> Work instructions
Print the listing below from its opening line through the line holding "-595,14 +635,16 @@", both ends included.

> Exercise input
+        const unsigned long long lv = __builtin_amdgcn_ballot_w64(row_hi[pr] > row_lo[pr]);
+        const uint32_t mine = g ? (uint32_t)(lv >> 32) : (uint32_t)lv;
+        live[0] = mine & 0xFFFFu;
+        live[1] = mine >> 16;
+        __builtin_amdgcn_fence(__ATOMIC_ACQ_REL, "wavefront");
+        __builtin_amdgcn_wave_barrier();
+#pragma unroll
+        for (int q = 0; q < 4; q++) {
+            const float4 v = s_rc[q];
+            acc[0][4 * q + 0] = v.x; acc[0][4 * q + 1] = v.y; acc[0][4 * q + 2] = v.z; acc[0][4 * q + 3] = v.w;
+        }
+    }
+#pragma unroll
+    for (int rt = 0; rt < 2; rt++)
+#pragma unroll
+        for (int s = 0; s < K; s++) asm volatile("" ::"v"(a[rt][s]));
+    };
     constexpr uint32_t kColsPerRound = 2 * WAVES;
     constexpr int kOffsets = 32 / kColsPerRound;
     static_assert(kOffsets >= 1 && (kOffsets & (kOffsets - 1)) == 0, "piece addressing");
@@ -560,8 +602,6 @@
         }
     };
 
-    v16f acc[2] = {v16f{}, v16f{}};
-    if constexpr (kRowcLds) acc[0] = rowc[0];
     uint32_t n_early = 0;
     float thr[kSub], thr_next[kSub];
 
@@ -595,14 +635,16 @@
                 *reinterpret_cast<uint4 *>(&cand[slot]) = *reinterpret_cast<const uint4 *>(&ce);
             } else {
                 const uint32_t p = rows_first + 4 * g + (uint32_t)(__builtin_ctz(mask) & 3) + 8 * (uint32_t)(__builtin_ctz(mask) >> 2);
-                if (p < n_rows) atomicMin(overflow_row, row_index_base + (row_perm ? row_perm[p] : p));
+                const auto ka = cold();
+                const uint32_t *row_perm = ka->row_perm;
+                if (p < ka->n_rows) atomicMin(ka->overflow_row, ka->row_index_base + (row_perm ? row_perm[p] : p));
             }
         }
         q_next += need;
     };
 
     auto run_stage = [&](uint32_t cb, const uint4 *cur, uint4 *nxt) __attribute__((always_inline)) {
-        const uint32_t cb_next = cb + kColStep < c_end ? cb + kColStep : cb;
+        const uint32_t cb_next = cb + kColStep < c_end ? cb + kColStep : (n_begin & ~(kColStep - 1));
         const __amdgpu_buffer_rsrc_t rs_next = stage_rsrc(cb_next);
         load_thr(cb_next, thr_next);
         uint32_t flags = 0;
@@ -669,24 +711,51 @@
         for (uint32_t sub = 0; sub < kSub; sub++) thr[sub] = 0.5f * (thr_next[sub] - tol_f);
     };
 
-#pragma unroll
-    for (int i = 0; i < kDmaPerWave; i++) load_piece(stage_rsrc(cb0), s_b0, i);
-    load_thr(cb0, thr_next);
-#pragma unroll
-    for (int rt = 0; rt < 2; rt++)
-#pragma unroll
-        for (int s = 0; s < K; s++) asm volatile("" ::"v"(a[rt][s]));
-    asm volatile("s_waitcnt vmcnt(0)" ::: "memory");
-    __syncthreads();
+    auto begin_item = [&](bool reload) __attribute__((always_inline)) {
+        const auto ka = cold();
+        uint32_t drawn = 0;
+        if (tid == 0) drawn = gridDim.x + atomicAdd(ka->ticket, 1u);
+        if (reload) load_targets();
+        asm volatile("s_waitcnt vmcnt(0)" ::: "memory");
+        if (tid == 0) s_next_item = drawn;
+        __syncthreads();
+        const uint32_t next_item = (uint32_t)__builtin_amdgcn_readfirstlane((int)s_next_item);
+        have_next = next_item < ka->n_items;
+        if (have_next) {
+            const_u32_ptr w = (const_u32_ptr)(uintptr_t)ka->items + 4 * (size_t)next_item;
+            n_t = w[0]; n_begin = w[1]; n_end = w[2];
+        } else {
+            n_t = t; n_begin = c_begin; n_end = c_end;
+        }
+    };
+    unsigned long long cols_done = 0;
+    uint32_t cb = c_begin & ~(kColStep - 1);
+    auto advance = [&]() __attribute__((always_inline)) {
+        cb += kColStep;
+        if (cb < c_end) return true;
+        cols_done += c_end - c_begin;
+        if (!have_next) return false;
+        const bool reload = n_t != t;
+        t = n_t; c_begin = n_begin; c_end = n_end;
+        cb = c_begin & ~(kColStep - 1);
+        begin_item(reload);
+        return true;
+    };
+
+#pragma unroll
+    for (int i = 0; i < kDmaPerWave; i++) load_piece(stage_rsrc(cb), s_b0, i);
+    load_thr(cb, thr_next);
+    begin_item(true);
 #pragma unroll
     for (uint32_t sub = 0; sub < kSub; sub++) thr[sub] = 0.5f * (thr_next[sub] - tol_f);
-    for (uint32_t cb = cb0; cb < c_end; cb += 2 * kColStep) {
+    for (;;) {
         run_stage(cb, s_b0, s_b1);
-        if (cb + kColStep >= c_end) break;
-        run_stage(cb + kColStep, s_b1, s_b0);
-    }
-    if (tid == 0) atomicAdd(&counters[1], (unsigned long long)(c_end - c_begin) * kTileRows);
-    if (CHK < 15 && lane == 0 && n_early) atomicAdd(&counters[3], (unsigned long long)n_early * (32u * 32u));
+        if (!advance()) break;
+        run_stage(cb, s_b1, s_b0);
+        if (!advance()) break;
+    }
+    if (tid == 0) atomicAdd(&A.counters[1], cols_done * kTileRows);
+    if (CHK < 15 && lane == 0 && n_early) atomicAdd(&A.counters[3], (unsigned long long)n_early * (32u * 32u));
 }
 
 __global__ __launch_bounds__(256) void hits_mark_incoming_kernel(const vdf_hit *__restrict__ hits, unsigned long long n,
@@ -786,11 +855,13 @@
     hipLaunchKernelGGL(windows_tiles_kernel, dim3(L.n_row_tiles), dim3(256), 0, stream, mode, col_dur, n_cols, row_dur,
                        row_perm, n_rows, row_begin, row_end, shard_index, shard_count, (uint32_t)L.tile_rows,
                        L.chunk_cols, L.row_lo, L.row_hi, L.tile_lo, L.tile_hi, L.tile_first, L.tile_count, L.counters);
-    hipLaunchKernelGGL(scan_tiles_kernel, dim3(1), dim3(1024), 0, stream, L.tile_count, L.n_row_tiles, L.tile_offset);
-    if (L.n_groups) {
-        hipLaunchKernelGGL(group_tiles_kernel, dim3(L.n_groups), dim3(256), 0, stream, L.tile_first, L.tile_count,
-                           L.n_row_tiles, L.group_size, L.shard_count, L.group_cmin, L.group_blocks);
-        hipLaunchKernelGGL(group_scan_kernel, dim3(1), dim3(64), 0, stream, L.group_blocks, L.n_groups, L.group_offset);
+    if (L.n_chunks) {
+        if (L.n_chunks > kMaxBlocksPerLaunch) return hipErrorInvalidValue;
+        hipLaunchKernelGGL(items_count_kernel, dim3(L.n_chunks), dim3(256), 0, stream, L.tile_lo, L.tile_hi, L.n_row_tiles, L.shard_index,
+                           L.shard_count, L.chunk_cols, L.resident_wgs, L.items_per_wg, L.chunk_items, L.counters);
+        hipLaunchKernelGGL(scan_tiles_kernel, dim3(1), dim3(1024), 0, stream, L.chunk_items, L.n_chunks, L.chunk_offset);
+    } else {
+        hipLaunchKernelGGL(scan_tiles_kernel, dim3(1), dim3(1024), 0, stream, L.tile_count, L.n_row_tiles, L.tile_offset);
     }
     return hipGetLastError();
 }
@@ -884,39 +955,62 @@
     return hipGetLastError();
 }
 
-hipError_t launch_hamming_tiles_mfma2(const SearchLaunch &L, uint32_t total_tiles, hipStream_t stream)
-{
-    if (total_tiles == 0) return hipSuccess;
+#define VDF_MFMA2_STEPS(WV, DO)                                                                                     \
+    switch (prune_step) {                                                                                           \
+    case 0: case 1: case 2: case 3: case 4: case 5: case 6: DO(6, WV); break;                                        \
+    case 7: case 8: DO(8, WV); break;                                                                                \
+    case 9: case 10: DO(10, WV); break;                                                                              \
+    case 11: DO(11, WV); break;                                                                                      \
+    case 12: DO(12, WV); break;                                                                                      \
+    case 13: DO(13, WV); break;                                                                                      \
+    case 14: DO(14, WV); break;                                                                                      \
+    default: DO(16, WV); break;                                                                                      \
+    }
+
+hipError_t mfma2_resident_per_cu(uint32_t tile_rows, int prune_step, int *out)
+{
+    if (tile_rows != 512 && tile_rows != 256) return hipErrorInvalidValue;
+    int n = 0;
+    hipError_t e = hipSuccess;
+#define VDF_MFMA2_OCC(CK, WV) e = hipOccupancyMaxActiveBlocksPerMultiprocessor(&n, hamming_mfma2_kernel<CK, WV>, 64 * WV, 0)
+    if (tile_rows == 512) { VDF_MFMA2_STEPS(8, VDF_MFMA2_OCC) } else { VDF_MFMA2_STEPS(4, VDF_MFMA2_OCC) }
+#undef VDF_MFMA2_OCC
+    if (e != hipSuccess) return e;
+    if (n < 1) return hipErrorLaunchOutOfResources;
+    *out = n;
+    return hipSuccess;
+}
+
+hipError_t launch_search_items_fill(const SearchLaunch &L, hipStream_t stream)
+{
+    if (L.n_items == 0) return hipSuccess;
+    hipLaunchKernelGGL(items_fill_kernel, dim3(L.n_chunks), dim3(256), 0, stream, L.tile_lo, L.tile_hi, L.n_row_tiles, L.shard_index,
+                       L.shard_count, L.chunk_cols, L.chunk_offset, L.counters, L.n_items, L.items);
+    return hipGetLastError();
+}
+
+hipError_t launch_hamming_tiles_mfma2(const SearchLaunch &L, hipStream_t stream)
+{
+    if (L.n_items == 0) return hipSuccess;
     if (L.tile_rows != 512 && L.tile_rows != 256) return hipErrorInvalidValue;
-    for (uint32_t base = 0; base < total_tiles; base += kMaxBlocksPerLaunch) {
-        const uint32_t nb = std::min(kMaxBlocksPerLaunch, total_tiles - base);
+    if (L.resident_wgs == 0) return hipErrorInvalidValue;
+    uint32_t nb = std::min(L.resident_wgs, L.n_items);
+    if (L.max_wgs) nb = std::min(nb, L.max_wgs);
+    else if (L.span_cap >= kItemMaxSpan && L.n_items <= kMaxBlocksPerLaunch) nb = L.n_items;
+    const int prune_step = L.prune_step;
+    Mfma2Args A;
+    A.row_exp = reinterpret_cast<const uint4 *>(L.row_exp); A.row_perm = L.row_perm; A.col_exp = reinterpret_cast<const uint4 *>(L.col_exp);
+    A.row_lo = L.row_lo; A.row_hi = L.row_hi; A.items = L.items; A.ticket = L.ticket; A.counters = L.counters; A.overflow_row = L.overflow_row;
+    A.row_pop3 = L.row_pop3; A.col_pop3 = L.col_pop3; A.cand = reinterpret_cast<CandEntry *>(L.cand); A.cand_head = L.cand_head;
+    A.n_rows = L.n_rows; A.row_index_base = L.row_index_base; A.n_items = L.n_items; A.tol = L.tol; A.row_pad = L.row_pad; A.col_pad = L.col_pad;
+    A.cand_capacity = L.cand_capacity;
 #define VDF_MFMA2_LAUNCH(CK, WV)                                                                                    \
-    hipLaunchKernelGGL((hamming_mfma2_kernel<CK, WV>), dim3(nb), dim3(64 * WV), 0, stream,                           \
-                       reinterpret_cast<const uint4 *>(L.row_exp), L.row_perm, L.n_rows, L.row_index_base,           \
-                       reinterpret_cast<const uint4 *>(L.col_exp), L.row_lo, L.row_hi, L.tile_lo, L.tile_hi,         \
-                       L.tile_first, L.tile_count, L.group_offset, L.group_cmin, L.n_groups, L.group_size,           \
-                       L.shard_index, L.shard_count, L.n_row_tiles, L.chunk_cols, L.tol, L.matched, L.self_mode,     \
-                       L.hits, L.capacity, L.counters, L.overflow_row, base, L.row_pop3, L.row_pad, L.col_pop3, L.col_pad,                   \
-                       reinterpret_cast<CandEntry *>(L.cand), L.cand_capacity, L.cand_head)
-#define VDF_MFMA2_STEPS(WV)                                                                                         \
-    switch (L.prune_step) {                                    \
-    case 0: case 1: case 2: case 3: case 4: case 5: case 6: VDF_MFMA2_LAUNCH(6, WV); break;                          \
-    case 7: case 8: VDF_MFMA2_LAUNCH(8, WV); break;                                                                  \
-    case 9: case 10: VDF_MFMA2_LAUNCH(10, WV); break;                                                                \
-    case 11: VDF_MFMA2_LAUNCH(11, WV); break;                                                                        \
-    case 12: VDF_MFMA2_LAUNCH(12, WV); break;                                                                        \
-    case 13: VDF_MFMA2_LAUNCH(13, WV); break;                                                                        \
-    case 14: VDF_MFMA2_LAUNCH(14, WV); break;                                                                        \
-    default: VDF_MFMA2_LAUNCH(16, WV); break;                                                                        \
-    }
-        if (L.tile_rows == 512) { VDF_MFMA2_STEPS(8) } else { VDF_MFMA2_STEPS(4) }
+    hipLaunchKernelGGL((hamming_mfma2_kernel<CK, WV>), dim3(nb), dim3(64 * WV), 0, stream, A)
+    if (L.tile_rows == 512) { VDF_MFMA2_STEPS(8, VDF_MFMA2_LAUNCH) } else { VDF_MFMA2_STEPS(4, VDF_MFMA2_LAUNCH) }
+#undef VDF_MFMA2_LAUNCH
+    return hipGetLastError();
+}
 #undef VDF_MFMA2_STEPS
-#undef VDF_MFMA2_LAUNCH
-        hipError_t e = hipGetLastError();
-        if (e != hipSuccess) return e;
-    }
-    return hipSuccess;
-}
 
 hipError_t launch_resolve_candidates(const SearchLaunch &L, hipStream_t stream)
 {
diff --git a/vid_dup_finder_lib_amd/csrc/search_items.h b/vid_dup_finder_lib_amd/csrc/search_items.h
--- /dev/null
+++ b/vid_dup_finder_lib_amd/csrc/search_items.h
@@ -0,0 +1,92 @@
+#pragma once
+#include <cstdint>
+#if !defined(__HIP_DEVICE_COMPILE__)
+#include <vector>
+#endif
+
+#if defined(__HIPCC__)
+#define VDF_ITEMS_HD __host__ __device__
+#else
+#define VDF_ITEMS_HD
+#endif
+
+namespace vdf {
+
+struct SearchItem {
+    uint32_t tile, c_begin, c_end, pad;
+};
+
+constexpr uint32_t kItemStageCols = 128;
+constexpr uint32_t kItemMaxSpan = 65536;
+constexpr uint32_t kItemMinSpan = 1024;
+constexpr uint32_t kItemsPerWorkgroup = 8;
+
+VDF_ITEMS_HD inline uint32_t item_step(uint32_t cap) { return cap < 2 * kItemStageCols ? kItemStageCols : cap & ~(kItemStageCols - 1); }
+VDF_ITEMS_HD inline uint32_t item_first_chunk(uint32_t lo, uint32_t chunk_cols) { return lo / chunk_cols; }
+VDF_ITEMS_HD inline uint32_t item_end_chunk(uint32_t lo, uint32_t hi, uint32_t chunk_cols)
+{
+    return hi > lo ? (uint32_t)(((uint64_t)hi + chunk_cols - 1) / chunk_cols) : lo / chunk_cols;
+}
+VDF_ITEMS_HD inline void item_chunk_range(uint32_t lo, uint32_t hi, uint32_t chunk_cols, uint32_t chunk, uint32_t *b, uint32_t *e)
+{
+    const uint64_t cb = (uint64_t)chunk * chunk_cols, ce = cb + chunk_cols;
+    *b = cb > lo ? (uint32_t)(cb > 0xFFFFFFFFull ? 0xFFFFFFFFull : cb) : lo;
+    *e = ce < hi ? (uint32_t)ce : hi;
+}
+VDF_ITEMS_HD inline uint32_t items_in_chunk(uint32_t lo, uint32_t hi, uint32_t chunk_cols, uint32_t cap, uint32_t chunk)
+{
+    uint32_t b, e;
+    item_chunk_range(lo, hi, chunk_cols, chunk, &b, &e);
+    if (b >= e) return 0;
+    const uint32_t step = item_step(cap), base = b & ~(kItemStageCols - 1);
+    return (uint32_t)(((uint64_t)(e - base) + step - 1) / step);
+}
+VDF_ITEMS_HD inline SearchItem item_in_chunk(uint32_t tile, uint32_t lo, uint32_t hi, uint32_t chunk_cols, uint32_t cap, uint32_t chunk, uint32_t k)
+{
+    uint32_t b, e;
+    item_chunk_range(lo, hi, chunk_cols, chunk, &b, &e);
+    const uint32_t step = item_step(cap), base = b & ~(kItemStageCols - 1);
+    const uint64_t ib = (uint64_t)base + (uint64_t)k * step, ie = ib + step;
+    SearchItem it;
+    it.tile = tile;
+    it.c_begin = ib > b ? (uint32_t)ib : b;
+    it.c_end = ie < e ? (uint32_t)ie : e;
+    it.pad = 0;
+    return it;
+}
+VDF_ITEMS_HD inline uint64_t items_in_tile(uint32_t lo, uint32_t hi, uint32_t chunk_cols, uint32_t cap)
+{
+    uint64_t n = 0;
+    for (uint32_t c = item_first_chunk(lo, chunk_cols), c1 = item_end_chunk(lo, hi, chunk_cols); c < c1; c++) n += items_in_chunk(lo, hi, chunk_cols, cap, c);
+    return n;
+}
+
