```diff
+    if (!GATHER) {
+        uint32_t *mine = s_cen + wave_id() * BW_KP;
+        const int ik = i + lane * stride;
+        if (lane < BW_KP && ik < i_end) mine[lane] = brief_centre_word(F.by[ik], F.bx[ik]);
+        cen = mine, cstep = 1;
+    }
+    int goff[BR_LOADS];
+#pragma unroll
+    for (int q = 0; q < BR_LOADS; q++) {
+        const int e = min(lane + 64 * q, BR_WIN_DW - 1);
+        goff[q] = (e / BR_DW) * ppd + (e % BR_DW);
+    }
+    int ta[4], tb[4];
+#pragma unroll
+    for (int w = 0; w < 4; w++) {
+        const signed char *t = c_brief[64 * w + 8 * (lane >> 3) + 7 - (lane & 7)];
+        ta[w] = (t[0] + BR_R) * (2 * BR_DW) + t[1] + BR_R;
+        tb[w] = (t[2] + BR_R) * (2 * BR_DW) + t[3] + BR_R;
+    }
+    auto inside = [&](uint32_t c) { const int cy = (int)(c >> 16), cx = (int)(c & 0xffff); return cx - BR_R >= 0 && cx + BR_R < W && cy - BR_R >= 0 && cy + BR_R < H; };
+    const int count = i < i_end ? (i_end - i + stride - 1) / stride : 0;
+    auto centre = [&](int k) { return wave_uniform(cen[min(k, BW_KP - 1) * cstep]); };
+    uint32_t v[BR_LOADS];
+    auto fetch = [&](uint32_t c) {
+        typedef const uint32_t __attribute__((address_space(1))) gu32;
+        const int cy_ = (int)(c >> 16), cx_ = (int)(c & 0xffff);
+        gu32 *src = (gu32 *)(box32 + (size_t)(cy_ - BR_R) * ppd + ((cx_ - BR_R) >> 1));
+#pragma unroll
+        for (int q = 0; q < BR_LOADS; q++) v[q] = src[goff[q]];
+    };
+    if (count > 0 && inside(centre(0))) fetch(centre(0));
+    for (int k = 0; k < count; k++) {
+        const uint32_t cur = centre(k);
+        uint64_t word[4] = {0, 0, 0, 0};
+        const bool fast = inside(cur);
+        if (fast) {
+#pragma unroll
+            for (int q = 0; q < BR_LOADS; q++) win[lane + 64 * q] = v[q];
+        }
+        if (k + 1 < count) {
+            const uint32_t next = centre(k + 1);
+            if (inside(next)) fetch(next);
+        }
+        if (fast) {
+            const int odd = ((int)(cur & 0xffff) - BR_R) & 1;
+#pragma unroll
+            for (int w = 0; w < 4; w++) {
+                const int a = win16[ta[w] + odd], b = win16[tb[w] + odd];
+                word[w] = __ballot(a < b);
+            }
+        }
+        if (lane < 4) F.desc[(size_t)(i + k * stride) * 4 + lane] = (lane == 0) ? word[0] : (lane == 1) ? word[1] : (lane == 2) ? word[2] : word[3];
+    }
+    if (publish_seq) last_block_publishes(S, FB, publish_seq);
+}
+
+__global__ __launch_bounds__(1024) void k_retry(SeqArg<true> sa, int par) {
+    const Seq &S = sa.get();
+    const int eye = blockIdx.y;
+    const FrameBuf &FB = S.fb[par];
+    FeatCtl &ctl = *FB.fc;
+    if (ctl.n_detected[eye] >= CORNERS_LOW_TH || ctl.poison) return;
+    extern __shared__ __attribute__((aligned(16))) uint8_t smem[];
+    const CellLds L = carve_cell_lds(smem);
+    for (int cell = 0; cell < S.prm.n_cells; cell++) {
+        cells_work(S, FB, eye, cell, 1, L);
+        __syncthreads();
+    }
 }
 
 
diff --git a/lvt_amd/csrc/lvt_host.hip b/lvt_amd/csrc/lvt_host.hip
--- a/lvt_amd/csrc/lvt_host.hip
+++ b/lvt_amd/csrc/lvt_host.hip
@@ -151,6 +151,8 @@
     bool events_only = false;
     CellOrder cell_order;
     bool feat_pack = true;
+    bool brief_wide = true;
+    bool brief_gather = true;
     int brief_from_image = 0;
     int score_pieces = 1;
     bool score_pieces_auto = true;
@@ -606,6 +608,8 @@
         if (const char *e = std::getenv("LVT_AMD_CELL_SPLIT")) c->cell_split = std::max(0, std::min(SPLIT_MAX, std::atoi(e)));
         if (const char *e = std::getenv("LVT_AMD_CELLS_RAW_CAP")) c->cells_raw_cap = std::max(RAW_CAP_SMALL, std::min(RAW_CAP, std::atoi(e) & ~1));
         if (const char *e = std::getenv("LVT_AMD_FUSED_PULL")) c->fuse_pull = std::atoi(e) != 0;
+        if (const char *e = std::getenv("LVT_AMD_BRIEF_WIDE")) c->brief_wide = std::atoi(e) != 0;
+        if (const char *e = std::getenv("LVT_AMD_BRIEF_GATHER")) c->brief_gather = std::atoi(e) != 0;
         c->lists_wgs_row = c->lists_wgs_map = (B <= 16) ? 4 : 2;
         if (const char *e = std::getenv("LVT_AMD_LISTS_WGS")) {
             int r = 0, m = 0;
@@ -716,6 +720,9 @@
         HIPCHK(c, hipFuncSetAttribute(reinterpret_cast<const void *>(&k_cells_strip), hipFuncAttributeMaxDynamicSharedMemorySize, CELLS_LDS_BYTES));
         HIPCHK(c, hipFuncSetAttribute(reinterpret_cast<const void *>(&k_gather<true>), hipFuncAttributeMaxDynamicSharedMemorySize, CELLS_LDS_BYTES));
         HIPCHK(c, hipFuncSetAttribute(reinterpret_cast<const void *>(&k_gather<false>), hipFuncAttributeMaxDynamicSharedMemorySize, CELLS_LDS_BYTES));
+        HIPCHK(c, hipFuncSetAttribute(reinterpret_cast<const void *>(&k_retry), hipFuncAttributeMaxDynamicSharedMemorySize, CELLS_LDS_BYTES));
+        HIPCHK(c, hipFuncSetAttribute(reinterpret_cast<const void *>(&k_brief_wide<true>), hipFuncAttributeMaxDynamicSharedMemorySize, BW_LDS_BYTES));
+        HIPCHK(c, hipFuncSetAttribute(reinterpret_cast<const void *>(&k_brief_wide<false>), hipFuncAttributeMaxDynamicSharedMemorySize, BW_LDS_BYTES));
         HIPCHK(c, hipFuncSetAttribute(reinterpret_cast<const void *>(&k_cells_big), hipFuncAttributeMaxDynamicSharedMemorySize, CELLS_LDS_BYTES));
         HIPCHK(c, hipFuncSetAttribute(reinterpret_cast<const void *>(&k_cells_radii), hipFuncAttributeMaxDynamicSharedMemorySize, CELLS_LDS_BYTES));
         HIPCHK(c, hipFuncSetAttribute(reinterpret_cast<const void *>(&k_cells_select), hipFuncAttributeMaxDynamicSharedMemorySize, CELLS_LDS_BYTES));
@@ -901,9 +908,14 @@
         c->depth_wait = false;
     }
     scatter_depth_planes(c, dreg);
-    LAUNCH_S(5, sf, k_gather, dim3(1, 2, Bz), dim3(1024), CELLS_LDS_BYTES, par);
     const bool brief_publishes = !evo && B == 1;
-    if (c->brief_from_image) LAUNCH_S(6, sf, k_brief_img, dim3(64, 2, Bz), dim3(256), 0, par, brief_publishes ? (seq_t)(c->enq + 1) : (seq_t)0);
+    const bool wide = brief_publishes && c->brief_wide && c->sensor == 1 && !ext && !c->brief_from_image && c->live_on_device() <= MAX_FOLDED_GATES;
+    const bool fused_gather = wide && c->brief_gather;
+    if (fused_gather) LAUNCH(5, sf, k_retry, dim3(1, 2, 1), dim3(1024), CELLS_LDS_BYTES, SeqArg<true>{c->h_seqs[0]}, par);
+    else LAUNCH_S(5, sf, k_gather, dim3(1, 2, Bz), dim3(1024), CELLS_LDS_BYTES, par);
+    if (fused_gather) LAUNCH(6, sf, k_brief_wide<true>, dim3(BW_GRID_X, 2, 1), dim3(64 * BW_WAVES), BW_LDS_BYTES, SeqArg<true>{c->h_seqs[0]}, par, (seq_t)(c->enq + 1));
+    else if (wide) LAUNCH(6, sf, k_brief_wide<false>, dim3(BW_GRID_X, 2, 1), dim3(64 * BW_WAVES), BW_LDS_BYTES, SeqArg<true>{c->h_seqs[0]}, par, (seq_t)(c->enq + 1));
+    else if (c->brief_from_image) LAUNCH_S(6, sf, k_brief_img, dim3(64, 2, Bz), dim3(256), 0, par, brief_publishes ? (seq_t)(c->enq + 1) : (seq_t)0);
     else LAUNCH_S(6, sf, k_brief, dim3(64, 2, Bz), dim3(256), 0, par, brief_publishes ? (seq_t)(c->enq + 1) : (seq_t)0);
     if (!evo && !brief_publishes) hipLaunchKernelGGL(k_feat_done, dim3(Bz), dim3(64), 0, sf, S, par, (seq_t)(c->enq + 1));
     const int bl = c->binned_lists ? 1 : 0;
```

> Response area
+        const unsigned long long lv = __builtin_amdgcn_ballot_w64(row_hi[pr] > row_lo[pr]);
+        const uint32_t mine = g ? (uint32_t)(lv >> 32) : (uint32_t)lv;
+        live[0] = mine & 0xFFFFu;
+        live[1] = mine >> 16;
+        __builtin_amdgcn_fence(__ATOMIC_ACQ_REL, "wavefront");
+        __builtin_amdgcn_wave_barrier();
+#pragma unroll
+        for (int q = 0; q < 4; q++) {
+            const float4 v = s_rc[q];
+            acc[0][4 * q + 0] = v.x; acc[0][4 * q + 1] = v.y; acc[0][4 * q + 2] = v.z; acc[0][4 * q + 3] = v.w;
+        }
+    }
+#pragma unroll
+    for (int rt = 0; rt < 2; rt++)
+#pragma unroll
+        for (int s = 0; s < K; s++) asm volatile("" ::"v"(a[rt][s]));
+    };
     constexpr uint32_t kColsPerRound = 2 * WAVES;
     constexpr int kOffsets = 32 / kColsPerRound;
     static_assert(kOffsets >= 1 && (kOffsets & (kOffsets - 1)) == 0, "piece addressing");
@@ -560,8 +602,6 @@
         }
     };
 
-    v16f acc[2] = {v16f{}, v16f{}};
-    if constexpr (kRowcLds) acc[0] = rowc[0];
     uint32_t n_early = 0;
     float thr[kSub], thr_next[kSub];
 
@@ -595,14 +635,16 @@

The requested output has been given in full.